* EXERCISE GOAL
Across all the records, filter for lines with the word "volatile" and copy them.

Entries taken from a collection
*** Block opens ***

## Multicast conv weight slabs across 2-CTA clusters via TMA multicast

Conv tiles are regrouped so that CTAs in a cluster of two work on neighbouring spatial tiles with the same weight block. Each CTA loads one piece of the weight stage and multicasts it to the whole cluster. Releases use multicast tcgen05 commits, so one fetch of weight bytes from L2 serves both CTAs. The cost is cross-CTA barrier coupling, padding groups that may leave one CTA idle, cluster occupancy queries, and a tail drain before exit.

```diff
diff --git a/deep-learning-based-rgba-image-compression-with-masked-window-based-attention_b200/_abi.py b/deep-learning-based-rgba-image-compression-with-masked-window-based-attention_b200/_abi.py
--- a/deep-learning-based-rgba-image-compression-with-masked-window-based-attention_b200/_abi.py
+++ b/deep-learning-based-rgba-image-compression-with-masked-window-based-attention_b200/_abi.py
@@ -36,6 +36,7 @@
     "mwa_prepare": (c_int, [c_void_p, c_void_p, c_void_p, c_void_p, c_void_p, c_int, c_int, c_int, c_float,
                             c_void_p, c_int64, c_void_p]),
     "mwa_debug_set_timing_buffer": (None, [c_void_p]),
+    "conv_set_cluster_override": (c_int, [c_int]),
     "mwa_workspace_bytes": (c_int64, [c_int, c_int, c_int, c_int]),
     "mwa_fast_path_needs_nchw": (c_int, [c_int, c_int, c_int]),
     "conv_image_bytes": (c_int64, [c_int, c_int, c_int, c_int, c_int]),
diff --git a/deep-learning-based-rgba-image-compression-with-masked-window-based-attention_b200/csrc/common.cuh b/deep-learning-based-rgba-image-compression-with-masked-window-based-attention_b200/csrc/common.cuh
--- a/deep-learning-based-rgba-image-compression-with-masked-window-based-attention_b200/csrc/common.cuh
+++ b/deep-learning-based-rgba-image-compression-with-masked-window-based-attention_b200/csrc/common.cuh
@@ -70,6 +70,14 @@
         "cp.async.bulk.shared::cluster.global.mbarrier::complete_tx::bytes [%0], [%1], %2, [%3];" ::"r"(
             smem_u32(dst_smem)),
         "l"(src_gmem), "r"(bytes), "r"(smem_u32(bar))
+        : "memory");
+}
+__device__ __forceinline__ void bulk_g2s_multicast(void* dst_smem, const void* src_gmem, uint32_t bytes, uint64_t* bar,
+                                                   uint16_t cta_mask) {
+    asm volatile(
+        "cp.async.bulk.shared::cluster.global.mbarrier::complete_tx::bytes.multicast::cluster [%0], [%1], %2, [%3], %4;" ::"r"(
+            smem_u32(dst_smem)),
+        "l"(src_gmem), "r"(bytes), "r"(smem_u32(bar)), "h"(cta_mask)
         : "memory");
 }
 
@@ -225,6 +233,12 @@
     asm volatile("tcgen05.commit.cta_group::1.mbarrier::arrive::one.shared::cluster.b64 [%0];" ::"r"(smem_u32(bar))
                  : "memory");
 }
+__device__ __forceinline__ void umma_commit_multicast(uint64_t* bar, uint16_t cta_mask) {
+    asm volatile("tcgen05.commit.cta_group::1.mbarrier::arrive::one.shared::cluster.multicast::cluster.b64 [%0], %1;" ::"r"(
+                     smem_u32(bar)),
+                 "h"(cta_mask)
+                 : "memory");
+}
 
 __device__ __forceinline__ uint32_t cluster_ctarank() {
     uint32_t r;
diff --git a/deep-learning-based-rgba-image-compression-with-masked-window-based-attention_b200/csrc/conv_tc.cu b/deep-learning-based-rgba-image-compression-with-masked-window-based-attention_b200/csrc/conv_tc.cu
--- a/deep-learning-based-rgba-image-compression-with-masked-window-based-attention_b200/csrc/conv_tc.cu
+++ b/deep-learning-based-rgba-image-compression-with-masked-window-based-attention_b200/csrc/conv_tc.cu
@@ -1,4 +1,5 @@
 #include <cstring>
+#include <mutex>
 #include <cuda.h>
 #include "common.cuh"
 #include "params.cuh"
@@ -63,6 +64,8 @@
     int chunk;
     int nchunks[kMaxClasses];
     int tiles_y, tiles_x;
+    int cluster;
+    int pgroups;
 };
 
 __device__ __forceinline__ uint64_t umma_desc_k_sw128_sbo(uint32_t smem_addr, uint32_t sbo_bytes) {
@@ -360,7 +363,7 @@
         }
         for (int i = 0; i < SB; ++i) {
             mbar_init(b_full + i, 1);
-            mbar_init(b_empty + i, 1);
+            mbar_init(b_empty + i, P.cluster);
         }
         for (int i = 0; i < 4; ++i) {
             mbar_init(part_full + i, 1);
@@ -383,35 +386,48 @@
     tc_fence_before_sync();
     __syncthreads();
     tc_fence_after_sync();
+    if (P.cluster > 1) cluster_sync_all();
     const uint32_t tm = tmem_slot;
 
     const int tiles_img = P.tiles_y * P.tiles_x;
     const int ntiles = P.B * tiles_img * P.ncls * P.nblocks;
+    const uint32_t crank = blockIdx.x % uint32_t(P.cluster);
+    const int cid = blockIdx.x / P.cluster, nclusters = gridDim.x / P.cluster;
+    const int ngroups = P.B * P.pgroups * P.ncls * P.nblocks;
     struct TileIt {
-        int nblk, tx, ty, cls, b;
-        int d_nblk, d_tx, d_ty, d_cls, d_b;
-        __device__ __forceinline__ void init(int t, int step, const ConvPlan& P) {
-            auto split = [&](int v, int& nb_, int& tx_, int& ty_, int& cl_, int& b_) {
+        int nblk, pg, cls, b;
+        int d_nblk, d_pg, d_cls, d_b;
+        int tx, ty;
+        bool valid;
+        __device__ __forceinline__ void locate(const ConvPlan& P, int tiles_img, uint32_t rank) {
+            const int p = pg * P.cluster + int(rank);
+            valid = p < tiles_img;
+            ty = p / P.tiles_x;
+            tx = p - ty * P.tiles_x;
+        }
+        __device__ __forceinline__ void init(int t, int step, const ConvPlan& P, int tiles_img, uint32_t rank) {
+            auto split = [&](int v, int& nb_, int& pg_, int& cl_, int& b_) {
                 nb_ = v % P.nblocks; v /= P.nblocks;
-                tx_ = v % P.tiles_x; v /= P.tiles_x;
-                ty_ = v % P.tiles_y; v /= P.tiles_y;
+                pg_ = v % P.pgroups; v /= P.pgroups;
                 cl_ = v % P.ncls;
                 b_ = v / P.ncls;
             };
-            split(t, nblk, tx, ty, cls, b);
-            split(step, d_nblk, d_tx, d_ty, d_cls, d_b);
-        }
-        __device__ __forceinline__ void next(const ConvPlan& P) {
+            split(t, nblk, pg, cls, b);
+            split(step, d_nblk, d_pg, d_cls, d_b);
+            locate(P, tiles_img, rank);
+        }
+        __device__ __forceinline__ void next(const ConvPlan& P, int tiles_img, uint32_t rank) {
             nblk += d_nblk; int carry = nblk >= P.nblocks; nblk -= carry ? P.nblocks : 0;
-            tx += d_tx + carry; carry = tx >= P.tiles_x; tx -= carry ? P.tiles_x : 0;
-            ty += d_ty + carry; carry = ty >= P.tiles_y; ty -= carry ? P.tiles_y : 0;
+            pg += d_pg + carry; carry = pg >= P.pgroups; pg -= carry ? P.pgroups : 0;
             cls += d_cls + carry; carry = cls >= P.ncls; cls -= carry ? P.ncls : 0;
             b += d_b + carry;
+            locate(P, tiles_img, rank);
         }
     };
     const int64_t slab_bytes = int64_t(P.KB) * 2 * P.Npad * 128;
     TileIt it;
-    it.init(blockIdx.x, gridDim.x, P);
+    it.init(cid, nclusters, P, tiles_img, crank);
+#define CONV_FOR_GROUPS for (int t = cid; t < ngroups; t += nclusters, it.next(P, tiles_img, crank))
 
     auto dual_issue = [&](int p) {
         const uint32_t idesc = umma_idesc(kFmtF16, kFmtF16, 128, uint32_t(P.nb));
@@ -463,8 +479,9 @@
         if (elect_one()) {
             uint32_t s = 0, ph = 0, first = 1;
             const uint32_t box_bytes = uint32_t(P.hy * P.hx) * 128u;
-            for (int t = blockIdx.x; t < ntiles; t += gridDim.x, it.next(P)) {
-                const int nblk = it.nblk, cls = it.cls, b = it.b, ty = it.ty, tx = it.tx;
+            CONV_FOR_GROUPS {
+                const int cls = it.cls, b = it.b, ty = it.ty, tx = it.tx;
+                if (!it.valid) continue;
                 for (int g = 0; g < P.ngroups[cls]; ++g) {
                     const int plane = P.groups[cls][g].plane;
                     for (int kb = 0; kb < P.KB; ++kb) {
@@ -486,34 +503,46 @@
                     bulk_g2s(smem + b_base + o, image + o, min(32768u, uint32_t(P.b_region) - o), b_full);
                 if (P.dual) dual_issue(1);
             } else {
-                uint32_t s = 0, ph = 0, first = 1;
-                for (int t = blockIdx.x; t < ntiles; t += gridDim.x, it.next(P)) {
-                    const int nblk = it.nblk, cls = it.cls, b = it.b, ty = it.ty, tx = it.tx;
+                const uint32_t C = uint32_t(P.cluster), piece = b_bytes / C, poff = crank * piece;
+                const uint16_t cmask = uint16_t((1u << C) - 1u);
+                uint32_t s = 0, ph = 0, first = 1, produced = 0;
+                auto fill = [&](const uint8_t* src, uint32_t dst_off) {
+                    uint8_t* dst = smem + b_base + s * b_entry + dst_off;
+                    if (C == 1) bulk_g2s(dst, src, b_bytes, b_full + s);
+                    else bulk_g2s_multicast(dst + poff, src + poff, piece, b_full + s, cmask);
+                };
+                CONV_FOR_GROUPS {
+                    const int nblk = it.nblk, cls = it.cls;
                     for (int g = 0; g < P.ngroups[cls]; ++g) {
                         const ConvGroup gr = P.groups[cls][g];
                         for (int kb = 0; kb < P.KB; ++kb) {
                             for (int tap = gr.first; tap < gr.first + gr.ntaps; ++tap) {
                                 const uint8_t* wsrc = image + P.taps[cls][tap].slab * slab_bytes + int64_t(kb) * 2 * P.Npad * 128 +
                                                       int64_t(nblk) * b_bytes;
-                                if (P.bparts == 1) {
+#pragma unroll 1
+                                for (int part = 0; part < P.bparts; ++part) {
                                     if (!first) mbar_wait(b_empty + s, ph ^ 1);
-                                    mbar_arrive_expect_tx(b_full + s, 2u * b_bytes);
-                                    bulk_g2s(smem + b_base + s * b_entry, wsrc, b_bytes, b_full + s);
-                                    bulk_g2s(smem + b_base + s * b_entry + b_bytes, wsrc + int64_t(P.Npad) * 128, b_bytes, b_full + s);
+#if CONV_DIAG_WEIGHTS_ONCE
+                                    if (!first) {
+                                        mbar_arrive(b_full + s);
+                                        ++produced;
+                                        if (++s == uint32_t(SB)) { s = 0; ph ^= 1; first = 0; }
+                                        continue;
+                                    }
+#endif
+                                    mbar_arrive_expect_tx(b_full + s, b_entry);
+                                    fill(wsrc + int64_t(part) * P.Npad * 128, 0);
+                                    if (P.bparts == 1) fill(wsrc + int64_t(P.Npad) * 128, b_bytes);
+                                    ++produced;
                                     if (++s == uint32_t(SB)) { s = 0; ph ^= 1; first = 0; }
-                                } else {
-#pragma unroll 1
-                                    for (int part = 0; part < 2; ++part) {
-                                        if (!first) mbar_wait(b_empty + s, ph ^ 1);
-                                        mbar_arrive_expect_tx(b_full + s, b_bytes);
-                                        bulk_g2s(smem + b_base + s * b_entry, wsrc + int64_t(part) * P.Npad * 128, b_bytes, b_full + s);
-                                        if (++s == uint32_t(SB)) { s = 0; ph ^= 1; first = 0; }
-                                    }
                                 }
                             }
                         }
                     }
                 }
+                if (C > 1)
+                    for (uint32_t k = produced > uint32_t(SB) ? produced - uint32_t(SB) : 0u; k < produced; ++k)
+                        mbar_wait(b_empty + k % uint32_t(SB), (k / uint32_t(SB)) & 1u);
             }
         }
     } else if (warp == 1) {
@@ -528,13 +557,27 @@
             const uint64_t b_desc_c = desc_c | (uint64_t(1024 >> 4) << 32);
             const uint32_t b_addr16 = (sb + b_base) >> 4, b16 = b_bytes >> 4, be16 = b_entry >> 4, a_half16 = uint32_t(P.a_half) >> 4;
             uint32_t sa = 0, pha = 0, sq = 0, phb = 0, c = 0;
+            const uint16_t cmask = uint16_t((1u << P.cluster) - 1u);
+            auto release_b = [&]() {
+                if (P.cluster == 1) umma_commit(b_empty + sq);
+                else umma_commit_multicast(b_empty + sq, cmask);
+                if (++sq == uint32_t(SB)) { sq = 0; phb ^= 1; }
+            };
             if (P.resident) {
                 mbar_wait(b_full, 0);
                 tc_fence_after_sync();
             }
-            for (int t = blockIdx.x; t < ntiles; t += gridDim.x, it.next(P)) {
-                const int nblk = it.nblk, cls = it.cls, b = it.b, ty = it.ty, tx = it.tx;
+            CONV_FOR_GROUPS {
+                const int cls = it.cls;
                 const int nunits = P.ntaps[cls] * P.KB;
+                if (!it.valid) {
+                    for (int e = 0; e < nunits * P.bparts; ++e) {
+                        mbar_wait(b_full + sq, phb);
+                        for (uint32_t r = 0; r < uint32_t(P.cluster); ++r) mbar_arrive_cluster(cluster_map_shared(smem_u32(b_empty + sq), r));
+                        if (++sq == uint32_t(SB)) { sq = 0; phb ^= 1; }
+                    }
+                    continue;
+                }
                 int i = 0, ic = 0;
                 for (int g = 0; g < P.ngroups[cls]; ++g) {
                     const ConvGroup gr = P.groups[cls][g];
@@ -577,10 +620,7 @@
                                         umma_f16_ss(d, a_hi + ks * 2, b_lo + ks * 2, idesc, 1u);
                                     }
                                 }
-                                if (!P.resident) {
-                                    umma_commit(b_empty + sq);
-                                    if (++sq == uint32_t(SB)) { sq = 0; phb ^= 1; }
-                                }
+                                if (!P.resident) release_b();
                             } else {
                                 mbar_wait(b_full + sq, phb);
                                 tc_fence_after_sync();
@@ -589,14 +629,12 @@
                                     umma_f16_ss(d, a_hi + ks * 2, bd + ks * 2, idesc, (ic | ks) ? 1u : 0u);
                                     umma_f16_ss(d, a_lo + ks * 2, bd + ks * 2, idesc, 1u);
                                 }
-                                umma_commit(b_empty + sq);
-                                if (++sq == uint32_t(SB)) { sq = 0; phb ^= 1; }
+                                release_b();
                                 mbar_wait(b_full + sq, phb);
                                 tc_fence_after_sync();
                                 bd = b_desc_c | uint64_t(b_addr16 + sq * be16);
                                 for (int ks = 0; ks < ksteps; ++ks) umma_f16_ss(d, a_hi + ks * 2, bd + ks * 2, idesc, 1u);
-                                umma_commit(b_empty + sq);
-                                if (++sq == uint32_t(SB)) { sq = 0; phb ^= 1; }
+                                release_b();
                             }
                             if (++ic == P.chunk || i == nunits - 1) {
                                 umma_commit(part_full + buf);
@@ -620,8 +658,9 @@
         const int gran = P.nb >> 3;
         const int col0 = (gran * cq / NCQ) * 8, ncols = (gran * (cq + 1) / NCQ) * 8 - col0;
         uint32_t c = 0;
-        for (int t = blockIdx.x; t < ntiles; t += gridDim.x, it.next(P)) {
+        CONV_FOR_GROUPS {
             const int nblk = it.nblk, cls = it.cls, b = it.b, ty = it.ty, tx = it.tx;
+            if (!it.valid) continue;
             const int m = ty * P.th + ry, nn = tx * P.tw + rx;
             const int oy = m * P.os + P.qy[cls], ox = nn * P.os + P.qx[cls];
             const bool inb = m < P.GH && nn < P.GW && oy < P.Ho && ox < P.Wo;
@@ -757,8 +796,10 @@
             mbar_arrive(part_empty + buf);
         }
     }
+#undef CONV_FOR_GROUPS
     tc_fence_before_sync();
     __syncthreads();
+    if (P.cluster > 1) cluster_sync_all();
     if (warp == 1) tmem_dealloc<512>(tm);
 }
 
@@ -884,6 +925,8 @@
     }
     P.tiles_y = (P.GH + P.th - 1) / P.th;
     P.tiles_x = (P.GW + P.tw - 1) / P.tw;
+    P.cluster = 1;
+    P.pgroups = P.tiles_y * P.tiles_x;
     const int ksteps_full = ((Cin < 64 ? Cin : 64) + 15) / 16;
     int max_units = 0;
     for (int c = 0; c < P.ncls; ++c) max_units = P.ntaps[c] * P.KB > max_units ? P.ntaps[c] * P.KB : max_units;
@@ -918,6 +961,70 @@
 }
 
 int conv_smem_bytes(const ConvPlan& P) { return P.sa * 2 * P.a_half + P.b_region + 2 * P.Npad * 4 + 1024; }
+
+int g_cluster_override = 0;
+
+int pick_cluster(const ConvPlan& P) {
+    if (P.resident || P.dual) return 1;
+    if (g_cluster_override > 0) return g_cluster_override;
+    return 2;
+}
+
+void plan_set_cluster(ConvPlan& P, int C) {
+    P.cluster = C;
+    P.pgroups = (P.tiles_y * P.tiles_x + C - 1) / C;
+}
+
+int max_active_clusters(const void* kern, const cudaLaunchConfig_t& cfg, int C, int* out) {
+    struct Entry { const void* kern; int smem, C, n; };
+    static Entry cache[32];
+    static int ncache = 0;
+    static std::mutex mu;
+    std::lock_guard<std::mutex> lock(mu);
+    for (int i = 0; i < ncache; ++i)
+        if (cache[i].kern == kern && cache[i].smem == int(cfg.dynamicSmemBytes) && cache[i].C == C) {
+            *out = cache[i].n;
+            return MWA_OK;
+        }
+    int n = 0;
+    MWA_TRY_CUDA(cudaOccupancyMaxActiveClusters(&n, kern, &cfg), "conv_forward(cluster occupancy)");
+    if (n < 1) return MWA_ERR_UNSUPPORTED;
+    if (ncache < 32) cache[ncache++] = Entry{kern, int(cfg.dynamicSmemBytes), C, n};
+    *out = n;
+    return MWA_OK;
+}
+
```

*** Block closes ***

* RESULT OF THE EXERCISE
+    asm volatile(
     asm volatile("tcgen05.commit.cta_group::1.mbarrier::arrive::one.shared::cluster.b64 [%0];" ::"r"(smem_u32(bar))
+    asm volatile("tcgen05.commit.cta_group::1.mbarrier::arrive::one.shared::cluster.multicast::cluster.b64 [%0], %1;" ::"r"(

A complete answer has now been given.